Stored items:

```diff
@@ -495,6 +497,40 @@
     SVO_HIP(hipMemcpy2DAsync(out, out_pitch, s + ctx->geom.origin[level], ctx->geom.pitch[level], lw, lh,
                              hipMemcpyDeviceToHost, ctx->stream));
     SVO_HIP(hipStreamSynchronize(ctx->stream));
+    return SVO_OK;
+}
+
+extern "C" int svo_read_pyramid_frame(svo_ctx *ctx, int slot, int level, uint8_t *out, int out_pitch,
+                                      int mem, int *w, int *h)
+{
+    if (!ctx) return SVO_ERR_ARG;
+    SVO_ARG(slot >= 0 && slot < ctx->cfg.num_slots, "slot out of range");
+    SVO_ARG(level >= 0 && level < ctx->geom.nlevels, "level out of range");
+    if (!ctx->slot_built[slot]) { ctx->err = "pyramid slot not built"; return SVO_ERR_STATE; }
+    const int fw = ctx->geom.w[level] + 2 * kPad, fh = ctx->geom.h[level] + 2 * kPad;
+    if (w) *w = fw;
+    if (h) *h = fh;
+    if (!out) return SVO_OK;
+    SVO_ARG(out_pitch >= fw, "out_pitch < padded level width");
+    SVO_HIP(hipSetDevice(ctx->device));
+    const uint8_t *s = ctx->slots + (size_t)slot * ctx->geom.slot_bytes;
+    if (mem == SVO_MEM_DEVICE) {
+        launch_pyr_read_frame(ctx->geom, s, level, out, out_pitch, ctx->stream);
+        SVO_HIP(hipGetLastError());
+        return SVO_OK;
+    }
+    const int pitch = ctx->geom.pitch[level];
+    SVO_HIP(hipMemcpy2DAsync(out, out_pitch, s + ctx->geom.origin[level] - (int64_t)kPad * pitch - kPad, pitch, fw, fh,
+                             hipMemcpyDeviceToHost, ctx->stream));
+    SVO_HIP(hipStreamSynchronize(ctx->stream));
+    return SVO_OK;
+}
+
+extern "C" int svo_pyramid_routes(const svo_ctx *ctx, long long *levels_framed, long long *levels_border)
+{
+    if (!ctx) return SVO_ERR_ARG;
+    if (levels_framed) *levels_framed = ctx->pyr_levels_framed;
+    if (levels_border) *levels_border = ctx->pyr_levels_border;
     return SVO_OK;
 }
 
diff --git a/stereo-visual-odometry_amd/csrc/svo_ctx.h b/stereo-visual-odometry_amd/csrc/svo_ctx.h
--- a/stereo-visual-odometry_amd/csrc/svo_ctx.h
+++ b/stereo-visual-odometry_amd/csrc/svo_ctx.h
@@ -81,6 +81,8 @@
     int n_img = 0;
     uint8_t *slots = nullptr;
     std::vector<char> slot_built;
+    bool pyr_legacy = false;
+    long long pyr_levels_framed = 0, pyr_levels_border = 0;
     uint8_t *stage_img = nullptr;
     int stage_pitch = 0;
     uint8_t *h_stage = nullptr;
```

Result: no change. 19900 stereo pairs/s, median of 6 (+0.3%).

:: What you need to do ::
The entries above are to be output exactly as they appear.

:: Solution to this exercise ::
```diff
@@ -495,6 +497,40 @@
     SVO_HIP(hipMemcpy2DAsync(out, out_pitch, s + ctx->geom.origin[level], ctx->geom.pitch[level], lw, lh,
                              hipMemcpyDeviceToHost, ctx->stream));
     SVO_HIP(hipStreamSynchronize(ctx->stream));
+    return SVO_OK;
+}
+
+extern "C" int svo_read_pyramid_frame(svo_ctx *ctx, int slot, int level, uint8_t *out, int out_pitch,
+                                      int mem, int *w, int *h)
+{
+    if (!ctx) return SVO_ERR_ARG;
+    SVO_ARG(slot >= 0 && slot < ctx->cfg.num_slots, "slot out of range");
+    SVO_ARG(level >= 0 && level < ctx->geom.nlevels, "level out of range");
+    if (!ctx->slot_built[slot]) { ctx->err = "pyramid slot not built"; return SVO_ERR_STATE; }
+    const int fw = ctx->geom.w[level] + 2 * kPad, fh = ctx->geom.h[level] + 2 * kPad;
+    if (w) *w = fw;
+    if (h) *h = fh;
+    if (!out) return SVO_OK;
+    SVO_ARG(out_pitch >= fw, "out_pitch < padded level width");
+    SVO_HIP(hipSetDevice(ctx->device));
+    const uint8_t *s = ctx->slots + (size_t)slot * ctx->geom.slot_bytes;
+    if (mem == SVO_MEM_DEVICE) {
+        launch_pyr_read_frame(ctx->geom, s, level, out, out_pitch, ctx->stream);
+        SVO_HIP(hipGetLastError());
+        return SVO_OK;
+    }
+    const int pitch = ctx->geom.pitch[level];
+    SVO_HIP(hipMemcpy2DAsync(out, out_pitch, s + ctx->geom.origin[level] - (int64_t)kPad * pitch - kPad, pitch, fw, fh,
+                             hipMemcpyDeviceToHost, ctx->stream));
+    SVO_HIP(hipStreamSynchronize(ctx->stream));
+    return SVO_OK;
+}
+
+extern "C" int svo_pyramid_routes(const svo_ctx *ctx, long long *levels_framed, long long *levels_border)
+{
+    if (!ctx) return SVO_ERR_ARG;
+    if (levels_framed) *levels_framed = ctx->pyr_levels_framed;
+    if (levels_border) *levels_border = ctx->pyr_levels_border;
     return SVO_OK;
 }
 
diff --git a/stereo-visual-odometry_amd/csrc/svo_ctx.h b/stereo-visual-odometry_amd/csrc/svo_ctx.h
--- a/stereo-visual-odometry_amd/csrc/svo_ctx.h
+++ b/stereo-visual-odometry_amd/csrc/svo_ctx.h
@@ -81,6 +81,8 @@
     int n_img = 0;
     uint8_t *slots = nullptr;
     std::vector<char> slot_built;
+    bool pyr_legacy = false;
+    long long pyr_levels_framed = 0, pyr_levels_border = 0;
     uint8_t *stage_img = nullptr;
     int stage_pitch = 0;
     uint8_t *h_stage = nullptr;
```

Result: no change. 19900 stereo pairs/s, median of 6 (+0.3%).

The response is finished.